▶ [ABOUT THIS TASK] Below are some records; copy each line in them that contains "RowRegs".

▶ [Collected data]

template <class DT> __global__ void __launch_bounds__(SORT_THREADS) __attribute__((amdgpu_num_vgpr(32))) sortA_hist_kernel(const DT* __restrict__ digits, const unsigned long long* __restrict__ signs, uint32_t* __restrict__ histA, uint32_t n,
                                                                uint32_t bins, uint32_t lb, uint32_t slices, uint32_t slice_len, uint32_t win0,
                                                                uint32_t wpg, uint32_t first_i0, uint32_t last_i1, uint32_t blo, uint32_t bcnt)
{
    FRONT_PRIO();
    __shared__ uint32_t lh[SORT_THREADS];
    const uint32_t s = blockIdx.x, wl = blockIdx.y;
    lh[threadIdx.x] = 0;
    __syncthreads();
    const uint32_t lo = s * slice_len, hi = min(n, lo + slice_len);
    const uint32_t s64 = (n + 63) >> 6;
    if ((n & 7u) == 0) {
        const uint32_t lo8 = lo & ~7u, bpw = lo < hi ? (((hi + 7u) & ~7u) - lo8) >> 3 : 0u;
        for (uint32_t u = threadIdx.x; u < wpg * bpw; u += SORT_THREADS) {
            const uint32_t k = u / bpw, i8 = lo8 + (u - k * bpw) * 8;
            const uint32_t klo = (k == 0) ? max(lo, first_i0) : lo, khi = (k + 1 == wpg) ? min(hi, last_i1) : hi;
            int d[8];
            load_digits8<DT>(digits + (size_t)(win0 + wl * wpg + k) * n, signs + (size_t)(win0 + wl * wpg + k) * s64, i8, d);
            const bool heavy = wave_keys_heavy(d[0] != 0, (uint32_t)((d[0] < 0 ? -d[0] : d[0]) - 1) >> lb);
#pragma unroll
            for (int j = 0; j < 8; j++)
                if (d[j] && i8 + j >= klo && i8 + j < khi) {
                    const uint32_t b = (uint32_t)((d[j] < 0 ? -d[j] : d[j]) - 1);
                    if (b - blo < bcnt) (void)lds_inc_dedup(lh, b >> lb, heavy);
                }
        }
    } else {
        for (uint32_t k = 0; k < wpg; k++) {
            const DT* dg = digits + (size_t)(win0 + wl * wpg + k) * n;
            const unsigned long long* sg = signs + (size_t)(win0 + wl * wpg + k) * s64;
            const uint32_t klo = (k == 0) ? max(lo, first_i0) : lo, khi = (k + 1 == wpg) ? min(hi, last_i1) : hi;
            for (uint32_t i = klo + threadIdx.x; i < khi; i += SORT_THREADS) {
                const int d = load_digit<DT>(dg, sg, i);
                if (d) {
                    const uint32_t b = (uint32_t)((d < 0 ? -d : d) - 1);
                    if (b - blo < bcnt) atomicAdd(&lh[b >> lb], 1u);
                }
            }
        }
// ... 342 lines not shown
            if (base + k * THREADS + t < end) buf[toff[(v[k] >> 24) & 0x7f] + rk[k]] = v[k];
        __syncthreads();
        const uint32_t tile_n = min(TILE, end - base);
        for (uint32_t x = t; x < tile_n; x += THREADS) {
            const uint32_t w = buf[x];
            sorted[dlt[(w >> 24) & 0x7f] + x] = w & 0x80ffffffu;
        }
    }
}

__device__ __forceinline__ void store_raw(uint32_t* dst, const Xyzz& p)
{
#if defined(__HIP_DEVICE_COMPILE__)
    uint32_t v[4 * NL];
#pragma unroll
    for (int i = 0; i < NL; i++) { v[i] = p.x.d[i]; v[NL + i] = p.y.d[i]; v[2 * NL + i] = p.zz.d[i]; v[3 * NL + i] = p.zzz.d[i]; }
#pragma unroll
    for (int i = 0; i < 4 * NL; i += 2)
        asm volatile("global_store_dwordx2 %0, %1, off offset:%2" :: "v"(dst), "v"(((unsigned long long)v[i + 1] << 32) | v[i]), "n"(4 * i) : "memory");
#else
#pragma unroll
    for (int i = 0; i < NL; i++) {
        dst[i] = p.x.d[i];
        dst[NL + i] = p.y.d[i];
        dst[2 * NL + i] = p.zz.d[i];
        dst[3 * NL + i] = p.zzz.d[i];
    }
#endif
}
__device__ __forceinline__ void load_raw(Xyzz& p, const uint32_t* src)
{
#pragma unroll
    for (int i = 0; i < NL; i++) {
        p.x.d[i] = src[i];
        p.y.d[i] = src[NL + i];
        p.zz.d[i] = src[2 * NL + i];
        p.zzz.d[i] = src[3 * NL + i];
    }
}
typedef uint32_t u32x4 __attribute__((ext_vector_type(4)));
struct RowRegs { u32x4 q0, q1, q2, q3; };
__device__ __forceinline__ void row_request(RowRegs& r, const uint32_t* p)
{
#if defined(__HIP_DEVICE_COMPILE__)
    asm volatile("global_load_dwordx4 %0, %4, off\n\t"
                 "global_load_dwordx4 %1, %4, off offset:16\n\t"
                 "global_load_dwordx4 %2, %4, off offset:32\n\t"
                 "global_load_dwordx4 %3, %4, off offset:48"
                 : "=&v"(r.q0), "=&v"(r.q1), "=&v"(r.q2), "=&v"(r.q3) : "v"(p) : "memory");
#else
    const u32x4* q = reinterpret_cast<const u32x4*>(p);
    r.q0 = q[0]; r.q1 = q[1]; r.q2 = q[2]; r.q3 = q[3];
#endif
}
__device__ __forceinline__ void row_land(RowRegs& r, uint32_t (&w)[16])
{
#if defined(__HIP_DEVICE_COMPILE__)
    __builtin_amdgcn_s_waitcnt(0x0f70);
    asm volatile("" : "+v"(r.q0), "+v"(r.q1), "+v"(r.q2), "+v"(r.q3));
#endif
#pragma unroll
    for (int i = 0; i < 4; i++) { w[i] = r.q0[i]; w[4 + i] = r.q1[i]; w[8 + i] = r.q2[i]; w[12 + i] = r.q3[i]; }
}
__device__ __forceinline__ void value_landed(uint32_t& v)
{
#if defined(__HIP_DEVICE_COMPILE__)
    asm volatile("" : "+v"(v));
#endif
}
__device__ __forceinline__ void operand_done(Fe<Fq, 1, 1>& x, Fe<Fq, 1, 2>& y)
{
#if defined(__HIP_DEVICE_COMPILE__)
    asm volatile("" : "+v"(x.d[0]), "+v"(x.d[1]), "+v"(x.d[2]), "+v"(x.d[3]), "+v"(x.d[4]), "+v"(x.d[5]), "+v"(x.d[6]), "+v"(x.d[7]), "+v"(x.d[8]));
    asm volatile("" : "+v"(y.d[0]), "+v"(y.d[1]), "+v"(y.d[2]), "+v"(y.d[3]), "+v"(y.d[4]), "+v"(y.d[5]), "+v"(y.d[6]), "+v"(y.d[7]), "+v"(y.d[8]));
#endif
}
constexpr int RAW_WORDS = 4 * NL;
constexpr uint32_t HEAVY_WGS = 256;
constexpr uint32_t HEAVY_IDS = 1 + HEAVY_WGS;
static_assert(MSM_THREADS == (int)HEAVY_WGS, "heavy-bucket queue header is cleared / combined by one lane per K4h workgroup");

__global__ void __launch_bounds__(MSM_THREADS) msm_accumulate_kernel(const uint32_t* __restrict__ srs, const uint32_t* __restrict__ sorted,
                                                                   const uint32_t* __restrict__ gstart, uint32_t* __restrict__ partials,
                                                                   uint32_t total_buckets, uint32_t ch, uint32_t prio, uint32_t* __restrict__ heavy_counter)
{
    if (heavy_counter && blockIdx.x == 0) {
        heavy_counter[threadIdx.x] = 0;
        if (threadIdx.x == 0) heavy_counter[MSM_THREADS] = 0;
    }
    if (prio == 1) __builtin_amdgcn_s_setprio(1);
    else if (prio == 2) __builtin_amdgcn_s_setprio(2);
    const uint32_t t = blockIdx.x * blockDim.x + threadIdx.x;
    const uint32_t M = gstart[total_buckets];
    const uint32_t p0 = t * ch;
    if (p0 >= M) return;
    const uint32_t p1 = min(M, p0 + ch);
    uint32_t lo = 0, hi = total_buckets;
    while (hi - lo > 1) {
        const uint32_t mid = (lo + hi) >> 1;
        if (gstart[mid] <= p0) lo = mid; else hi = mid;
    }
    uint32_t b = lo;
    uint32_t next_end = gstart[b + 1];
    Xyzz acc;
    set_infinity(acc);
    uint32_t after_next = gstart[min(b + 2, total_buckets + 1)];
    bool acc_inf = true;
    uint32_t v = sorted[p0];
    uint32_t vn = sorted[p0 + 1 < p1 ? p0 + 1 : p0];
    RowRegs row;
    uint32_t w[16];
    row_request(row, srs + (size_t)(v & 0x7fffffffu) * 16);
    Fe<Fq, 1, 1> px;
    Fe<Fq, 1, 2> py;
    row_land(row, w);
    load_affine_m261_signed(px, py, w, (v >> 31) != 0);
    operand_done(px, py);
    row_request(row, srs + (size_t)(vn & 0x7fffffffu) * 16);
    uint32_t e = p0;
    uint32_t trips = ch;
    do {
        const uint32_t vnn = sorted[min(e + 2, p1 - 1)];
        const bool start = (e == next_end) || acc_inf;
        if (start) {
            if (e == next_end) {
                store_raw(partials + (size_t)(b + t) * RAW_WORDS, acc);
                b++;
                next_end = after_next;
                if (next_end <= e) {
                    if (e >= M) {
                        b = total_buckets;
                    } else {
                        uint32_t l2 = b, h2 = total_buckets;
                        while (h2 - l2 > 1) {
                            const uint32_t mid = (l2 + h2) >> 1;
                            if (gstart[mid] <= e) l2 = mid; else h2 = mid;
                        }
                        b = l2;
                    }
                    next_end = gstart[b + 1];
                    value_landed(next_end);
                }
                after_next = gstart[min(b + 2, total_buckets + 1)];
            }
            acc.x = px;
            acc.y = py;
            acc.zz = fe_one<Fq>();
            acc.zzz = fe_one<Fq>();
            acc_inf = false;
        }
        asm volatile("" ::: "memory");
        if (!start) madd_ip(acc, acc_inf, px, py);
        row_land(row, w);
        load_affine_m261_signed(px, py, w, (vn >> 31) != 0);
        operand_done(px, py);
        row_request(row, srs + (size_t)(vnn & 0x7fffffffu) * 16);
        vn = vnn;
        e++;
    } while (--trips != 0);
    store_raw(partials + (size_t)(b + t) * RAW_WORDS, acc);
}

__device__ __forceinline__ Xyzz shfl_down_xyzz(const Xyzz& p, uint32_t off)
{
    Xyzz r;
#pragma unroll
    for (int i = 0; i < NL; i++) {
        r.x.d[i] = __shfl_down(p.x.d[i], off);
        r.y.d[i] = __shfl_down(p.y.d[i], off);
        r.zz.d[i] = __shfl_down(p.zz.d[i], off);
        r.zzz.d[i] = __shfl_down(p.zzz.d[i], off);
    }
    return r;
}
#define TAIL_OCC __attribute__((amdgpu_waves_per_eu(4, 4)))
constexpr int FOLD_T = 256;
constexpr int FOLD_LDS_WORDS = (FOLD_T / 2) * RAW_WORDS;
__device__ __forceinline__ void wg_tree_sum(Xyzz& acc, uint32_t* sh, uint32_t T, uint32_t t)
{
    constexpr uint32_t STRIDE = FOLD_T / 2;
    for (uint32_t half = T >> 1; half >= 1; half >>= 1) {
        if (t >= half && t < 2 * half) {
#pragma unroll
            for (int i = 0; i < NL; i++) {
                sh[(0 * NL + i) * STRIDE + t - half] = acc.x.d[i];
                sh[(1 * NL + i) * STRIDE + t - half] = acc.y.d[i];
                sh[(2 * NL + i) * STRIDE + t - half] = acc.zz.d[i];
                sh[(3 * NL + i) * STRIDE + t - half] = acc.zzz.d[i];
            }
        }
        __syncthreads();
        if (t < half) {
            Xyzz q, r;
#pragma unroll
            for (int i = 0; i < NL; i++) {
                q.x.d[i] = sh[(0 * NL + i) * STRIDE + t];
                q.y.d[i] = sh[(1 * NL + i) * STRIDE + t];
                q.zz.d[i] = sh[(2 * NL + i) * STRIDE + t];
                q.zzz.d[i] = sh[(3 * NL + i) * STRIDE + t];
            }
            add(r, acc, q);
            acc = r;
        }
        __syncthreads();
    }
}
__global__ void __launch_bounds__(MSM_THREADS) TAIL_OCC msm_merge_kernel(const uint32_t* __restrict__ gstart, const uint32_t* __restrict__ partials,
                                                              uint32_t* __restrict__ buckets, uint32_t* __restrict__ heavy, uint32_t bucket_begin, uint32_t total_buckets,
                                                              uint32_t ch, uint32_t MERGE_LIGHT, uint32_t logG)
{
    __builtin_amdgcn_s_setprio(TAIL_PRIO);
    const uint32_t t = blockIdx.x * blockDim.x + threadIdx.x;
    const uint32_t G = 1u << logG, b = bucket_begin + (t >> logG), j = t & (G - 1);
    if (b >= total_buckets) return;
    const uint32_t s = gstart[b], e = gstart[b + 1];
    Xyzz acc;
    set_infinity(acc);
    if (e > s) {
        const uint32_t t0 = s / ch, t1 = (e - 1) / ch;
        if (t1 - t0 >= MERGE_LIGHT) {
            if (j == 0) heavy[HEAVY_IDS + atomicAdd(&heavy[0], 1u)] = b;
            return;
        }
        for (uint32_t k = t0 + j; k <= t1; k += G) {
            Xyzz q, r;
            load_raw(q, partials + (size_t)(b + k) * RAW_WORDS);
            add(r, acc, q);
            acc = r;
        }
    }
    for (uint32_t off = G >> 1; off >= 1; off >>= 1) {
        const Xyzz o = shfl_down_xyzz(acc, off);
        if (j < off) {
            Xyzz r;
            add(r, acc, o);
            acc = r;
        }
    }
    if (j == 0) {
        uint32_t o[32];
        store_xyzz(o, acc);
        st32(buckets + (size_t)b * 32, o);
    }
}
__global__ void __launch_bounds__(MSM_THREADS) TAIL_OCC msm_merge_heavy_kernel(const uint32_t* __restrict__ gstart, const uint32_t* __restrict__ partials,
                                                                    uint32_t* __restrict__ buckets, uint32_t* __restrict__ heavy, uint32_t ch, uint32_t* __restrict__ hpart)
{
    __builtin_amdgcn_s_setprio(TAIL_PRIO);
    __shared__ uint32_t sh[FOLD_LDS_WORDS];
    __shared__ uint32_t last_flag;
    const uint32_t count = heavy[0];
    const uint32_t K = count ? gridDim.x / count : 0;
    if (K < 2) {
        for (uint32_t item = blockIdx.x; item < count; item += gridDim.x) {
            const uint32_t b = heavy[HEAVY_IDS + item];
            const uint32_t s = gstart[b], e = gstart[b + 1];
            const uint32_t t0 = s / ch, t1 = (e - 1) / ch;
            Xyzz acc;
            set_infinity(acc);
            for (uint32_t t = t0 + threadIdx.x; t <= t1; t += MSM_THREADS) {
                Xyzz q, r;
                load_raw(q, partials + (size_t)(b + t) * RAW_WORDS);
                add(r, acc, q);
                acc = r;
            }
            __syncthreads();
            wg_tree_sum(acc, sh, MSM_THREADS, threadIdx.x);
            if (threadIdx.x == 0) {
                uint32_t o[32];
                store_xyzz(o, acc);
                st32(buckets + (size_t)b * 32, o);
            }
        }
        return;
    }
    const uint32_t item = blockIdx.x / K, sub = blockIdx.x - item * K;
    if (item >= count) return;
    const uint32_t b = heavy[HEAVY_IDS + item];
    const uint32_t s = gstart[b], e = gstart[b + 1];
    const uint32_t t0 = s / ch, t1 = (e - 1) / ch, total = t1 - t0 + 1;
    const uint32_t lo = t0 + (uint32_t)(((uint64_t)total * sub) / K), hi = t0 + (uint32_t)(((uint64_t)total * (sub + 1)) / K);
    Xyzz acc;
    set_infinity(acc);
    for (uint32_t t = lo + threadIdx.x; t < hi; t += MSM_THREADS) {
        Xyzz q, r;
        load_raw(q, partials + (size_t)(b + t) * RAW_WORDS);
        add(r, acc, q);
        acc = r;
    }
    wg_tree_sum(acc, sh, MSM_THREADS, threadIdx.x);
    if (threadIdx.x == 0) {
        store_raw(hpart + (size_t)blockIdx.x * RAW_WORDS, acc);
        __threadfence();
        last_flag = (atomicAdd(&heavy[1 + item], 1u) == K - 1) ? 1u : 0u;
    }
    __syncthreads();
    if (!last_flag) return;
    __threadfence();
    set_infinity(acc);
    if (threadIdx.x < K) load_raw(acc, hpart + (size_t)(item * K + threadIdx.x) * RAW_WORDS);
    __syncthreads();
    wg_tree_sum(acc, sh, MSM_THREADS, threadIdx.x);
    if (threadIdx.x == 0) {
        uint32_t o[32];
        store_xyzz(o, acc);
        st32(buckets + (size_t)b * 32, o);
    }
}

▶ [OUTPUT OF THE EXERCISE]
struct RowRegs { u32x4 q0, q1, q2, q3; };
__device__ __forceinline__ void row_request(RowRegs& r, const uint32_t* p)
__device__ __forceinline__ void row_land(RowRegs& r, uint32_t (&w)[16])
    RowRegs row;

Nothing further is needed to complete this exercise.